PED: Auto-calculated when both LH and FSH are present. On any AAS or TRT cycle, both LH and FSH are usually suppressed below the detectable limit; the ratio is meaningless in that state. The ratio becomes interpretable off-cycle, during PCT, or in a workup of secondary hypogonadism. A normal off-cycle male ratio is approximately 0.5 to 1.5 (FSH and LH in similar magnitude). A persistently high LH with low FSH suggests primary Sertoli cell dysfunction (FSH should rise to compensate but does not, sometimes seen in long-term AAS users with damaged spermatogenesis). A high FSH with normal LH is the classic pattern of testicular failure with preserved Leydig function. Useful in PCT to confirm both gonadotropins are returning, not just LH.

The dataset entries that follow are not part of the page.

template <int BM, int BN, int WROWS, int WCOLS, int DEPTH, bool PLAIN, int SCHED, int NTERMS, int BK = X6_BK>
__global__ __launch_bounds__(64 * WROWS * WCOLS, 2) void conv_gemm_x6_kernel(CGParams p) {
    constexpr int NT = 64 * WROWS * WCOLS;
    constexpr int WM = BM / WROWS, WN = BN / WCOLS;
    constexpr int TM = WM / 32, TN = WN / 32;
    constexpr int TPR = BK / 4;
    constexpr int RPP = NT / TPR;
    constexpr int PA = BM / RPP, PB = BN / RPP;
    constexpr int PQ = BK / 8;
    constexpr int X6_ROWQ = 3 * PQ + 1;
    constexpr int KB = BK / 16;
    constexpr int STAGE = (BM + BN) * X6_ROWQ;
    static_assert(BK == 16 || BK == 32, "chunk width");
    static_assert(TM >= 1 && TN >= 1 && PA >= 1 && PB >= 1, "tile");
    static_assert(BM % RPP == 0 && BN % RPP == 0, "loader passes");

    __shared__ uint4 lds[2 * STAGE];
    const unsigned nx = gridDim.x, ny = gridDim.y, bz = blockIdx.z, gz = gridDim.z;
    const unsigned orig = blockIdx.y * nx + blockIdx.x;

    const int tid = threadIdx.x;
    const int lane = tid & 63;
    const int wave = tid >> 6;
    const int wr = wave / WCOLS, wc = wave % WCOLS;
    int tile_y = (int)(orig / nx), tile_x = (int)(orig - (unsigned)tile_y * nx);
    if (gz == 1) {
        const unsigned nwg = nx * ny;
        const unsigned xcd = orig & 7u, q = nwg >> 3, r = nwg & 7u;
        const unsigned id = (xcd < r ? xcd * (q + 1) : r * (q + 1) + (xcd - r) * q) + (orig >> 3);
        if (p.gm > 1) {
            const unsigned per_group = (unsigned)p.gm * nx;
            const unsigned g = id / per_group, first = g * (unsigned)p.gm;
            const unsigned gsz = min((unsigned)p.gm, ny - first);
            const unsigned within = id - g * per_group;
            tile_x = (int)(within / gsz);
            tile_y = (int)(first + (within - (unsigned)tile_x * gsz));
        } else {
            tile_y = (int)(id / nx);
            tile_x = (int)(id - (unsigned)tile_y * nx);
        }
    }
    const int m0 = tile_y * BM;
    const int n0 = tile_x * BN;

    int kc_begin = 0, kc_end = p.nchunks;
    if (p.ksplit > 1) {
        const int per = (p.nchunks + p.ksplit - 1) / p.ksplit;
        kc_begin = (int)bz * per;
        kc_end = min(p.nchunks, kc_begin + per);
    }

    const int lrow = tid / TPR;
    const int lq = tid % TPR;
    const int lcol = lq * 4;

    int ay0[PA], ax0[PA];
    unsigned abase[PA], abase2[PA];
    bool avalid[PA];
#pragma unroll
    for (int q = 0; q < PA; ++q) {
        const int m = m0 + lrow + RPP * q;
        avalid[q] = m < p.M;
        const int mm = avalid[q] ? m : 0;
        int b = 0, r = mm, oy = mm, ox = 0;
        if (p.rpb != p.M || p.OW != 1) {
            b = mm / p.rpb;
            r = mm - b * p.rpb;
            oy = r / p.OW;
            ox = r - oy * p.OW;
        }
        ay0[q] = oy * p.stride - p.pad_h;
        ax0[q] = ox * p.stride - p.pad_w;
        abase[q] = (unsigned)b * (unsigned)p.a_bs + lcol;
        abase2[q] = (unsigned)b * (unsigned)p.a_bs2 + lcol;
    }
    unsigned wbase[PB];
    bool wvalid[PB];
#pragma unroll
    for (int q = 0; q < PB; ++q) {
        const int n = n0 + lrow + RPP * q;
        wvalid[q] = n < p.N;
        wbase[q] = (unsigned)(wvalid[q] ? n : 0) * (unsigned)p.K + lcol;
    }
    const int vIH = p.vIH, vIW = p.vIW;
    int pf_cg, pf_sub, pf_ty, pf_tx;
    const int gq = p.kgroup / BK;
    if (kc_begin == 0) {
        pf_cg = pf_sub = pf_ty = pf_tx = 0;
    } else {
        const int per_group = p.KH * p.KW * gq;
        const int g = kc_begin / per_group;
        const int rem = kc_begin - g * per_group;
        const int tap = rem / gq;
        pf_cg = g * p.kgroup;
        pf_sub = rem - tap * gq;
        pf_ty = tap / p.KW;
        pf_tx = tap - pf_ty * p.KW;
    }

    float4 rbuf_a[DEPTH][PA], rbuf_b[DEPTH][PB];
    float ln_s1[PA], ln_s2[PA];
#pragma unroll
    for (int q = 0; q < PA; ++q) { ln_s1[q] = 0.f; ln_s2[q] = 0.f; }

    const __amdgpu_buffer_rsrc_t srd_a = __builtin_amdgcn_make_buffer_rsrc((void*)p.A, 0, 0x7ffffff0, 0x00020000);
    const __amdgpu_buffer_rsrc_t srd_a2 = __builtin_amdgcn_make_buffer_rsrc((void*)(p.A2 ? p.A2 : p.A), 0, 0x7ffffff0, 0x00020000);
    const __amdgpu_buffer_rsrc_t srd_w = __builtin_amdgcn_make_buffer_rsrc((void*)p.W, 0, 0x7ffffff0, 0x00020000);
    auto as_f4 = [](u32x4 v) {
        return make_float4(__uint_as_float(v.x), __uint_as_float(v.y), __uint_as_float(v.z), __uint_as_float(v.w));
    };
    auto prefetch = [&](int kc, float4 (&ra)[PA], float4 (&rb)[PB]) {
        int c0 = pf_cg + pf_sub * BK;
        const int dy = pf_ty * p.dil_h, dx = pf_tx * p.dil_w;
        const unsigned k0 = (unsigned)((pf_ty * p.KW + pf_tx) * p.Cin + c0);
        pf_sub += 1;
        const bool wrap = pf_sub == gq;
        pf_sub = wrap ? 0 : pf_sub;
        pf_tx += wrap ? 1 : 0;
        const bool wrap2 = pf_tx == p.KW;
        pf_tx = wrap2 ? 0 : pf_tx;
        pf_ty += wrap2 ? 1 : 0;
        const bool wrap3 = pf_ty == p.KH;
        pf_ty = wrap3 ? 0 : pf_ty;
        pf_cg += wrap3 ? p.kgroup : 0;
        const bool second = p.C1 > 0 && c0 >= p.C1;
        c0 -= second ? p.C1 : 0;
        const unsigned ld = second ? (unsigned)p.lda2 : (unsigned)p.lda;
        const bool dead = kc >= kc_end;
#pragma unroll
        for (int q = 0; q < PA; ++q) {
            const int iy = ay0[q] + dy, ix = ax0[q] + dx;
            const bool ok = avalid[q] & ((unsigned)iy < (unsigned)vIH) & ((unsigned)ix < (unsigned)vIW) & !dead;
            const unsigned base = second ? abase2[q] : abase[q];
            const unsigned off = (base + (unsigned)((iy >> p.up) * p.IW + (ix >> p.up)) * ld + (unsigned)c0) * 4u;
            ra[q] = as_f4(__builtin_amdgcn_raw_buffer_load_b128(second ? srd_a2 : srd_a, ok ? off : X6_OOB, 0, 0));
        }
#pragma unroll
        for (int q = 0; q < PB; ++q)
            rb[q] = as_f4(__builtin_amdgcn_raw_buffer_load_b128(
                srd_w, (wvalid[q] & !dead) ? (wbase[q] + k0) * 4u : X6_OOB, 0, 0));
    };

    auto put_row = [&](uint4* st, int row, float4 v, bool is_w = false) {
        unsigned h0, m0_, l0, h1, m1, l1;
#ifdef X6_DIAG_NOSPLIT
        if (X6_DIAG_NOSPLIT == 2 || is_w) {
            h0 = __builtin_bit_cast(unsigned, __builtin_convertvector((f32x2){v.x, v.y}, bf16x2));
            h1 = __builtin_bit_cast(unsigned, __builtin_convertvector((f32x2){v.z, v.w}, bf16x2));
            m0_ = l0 = h0;
            m1 = l1 = h1;
        } else
#endif
        {
            x6_split_pair(v.x, v.y, h0, m0_, l0);
            x6_split_pair(v.z, v.w, h1, m1, l1);
        }
        uint2* dst = reinterpret_cast<uint2*>(st + row * X6_ROWQ) + lq;
        dst[0] = make_uint2(h0, h1);
        dst[2 * PQ] = make_uint2(m0_, m1);
        dst[4 * PQ] = make_uint2(l0, l1);
    };

    auto stage_write = [&](uint4* st, const float4 (&ra)[PA], const float4 (&rb)[PB]) {
#pragma unroll
        for (int q = 0; q < PA; ++q) {
            float4 v = ra[q];
            if constexpr (!PLAIN) {
                if (p.ln_mode) {
                    ln_s1[q] += (v.x + v.y) + (v.z + v.w);
                    ln_s2[q] += (v.x * v.x + v.y * v.y) + (v.z * v.z + v.w * v.w);
                }
                if (p.in_act) {
                    v.x = in_transform(v.x, p.in_act, p.in_slope);
                    v.y = in_transform(v.y, p.in_act, p.in_slope);
                    v.z = in_transform(v.z, p.in_act, p.in_slope);
                    v.w = in_transform(v.w, p.in_act, p.in_slope);
                }
            }
            put_row(st, lrow + RPP * q, v);
        }
#pragma unroll
        for (int q = 0; q < PB; ++q) put_row(st, BM + lrow + RPP * q, rb[q], true);
    };

    f32x16 acc[TM][TN];
#pragma unroll
    for (int a = 0; a < TM; ++a)
#pragma unroll
        for (int b = 0; b < TN; ++b)
#pragma unroll
            for (int r = 0; r < 16; ++r) acc[a][b][r] = 0.f;

    const int fi = lane & 31;
    const int fh = lane >> 5;
    const int a_frag = (wr * WM + fi) * X6_ROWQ + fh;
    const int b_frag = (BM + wc * WN + fi) * X6_ROWQ + fh;

    bf16x8 af[TM][3], bw[TN][3];
    auto load_frags = [&](const uint4* st, int kb, bf16x8 (&fa)[TM][3], bf16x8 (&fb)[TN][3]) {
#pragma unroll
        for (int a = 0; a < TM; ++a)
#pragma unroll
            for (int pl = 0; pl < 3; ++pl)
                fa[a][pl] = __builtin_bit_cast(bf16x8, st[a_frag + a * 32 * X6_ROWQ + PQ * pl + 2 * kb]);
#pragma unroll
        for (int b = 0; b < TN; ++b)
#pragma unroll
            for (int pl = 0; pl < 3; ++pl)
                fb[b][pl] = __builtin_bit_cast(bf16x8, st[b_frag + b * 32 * X6_ROWQ + PQ * pl + 2 * kb]);
    };
    auto do_mfmas = [&](const bf16x8 (&fa)[TM][3], const bf16x8 (&fb)[TN][3]) {
        constexpr int TA[6] = {0, 2, 1, 0, 1, 0};
        constexpr int TB[6] = {2, 0, 1, 1, 0, 0};
#pragma unroll
        for (int t = 6 - NTERMS; t < 6; ++t)
#pragma unroll
            for (int a = 0; a < TM; ++a)
#pragma unroll
                for (int b = 0; b < TN; ++b)
                    acc[a][b] = __builtin_amdgcn_mfma_f32_32x32x16_bf16(fa[a][TA[t]], fb[b][TB[t]], acc[a][b], 0, 0, 0);
    };
    auto hints = [&]() {
        if constexpr (SCHED == 1) {
            constexpr int NM = TM * TN * NTERMS * KB;
            x6_hints<0, NM, NM * (((PA + PB) * 22 + 40 + NM - 1) / NM)>();
        }
    };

Hormone secreted by the parathyroid glands that regulates calcium and phosphate balance. PTH raises serum calcium by stimulating bone resorption, increasing renal calcium reabsorption, and activating Vitamin D (1,25-dihydroxyvitamin D) to boost intestinal calcium absorption.

PED: Not directly affected by AAS, but highly relevant to bodybuilders because Vitamin D deficiency (common in gym-based athletes with limited sun exposure) drives secondary hyperparathyroidism. Chronically elevated PTH from low Vitamin D accelerates bone turnover and may blunt the anabolic benefits of AAS on bone. GH and IGF-1 interact with PTH to modulate bone remodelling. Always interpret alongside serum Calcium, Vitamin D (25-OH), and Phosphate, never in isolation.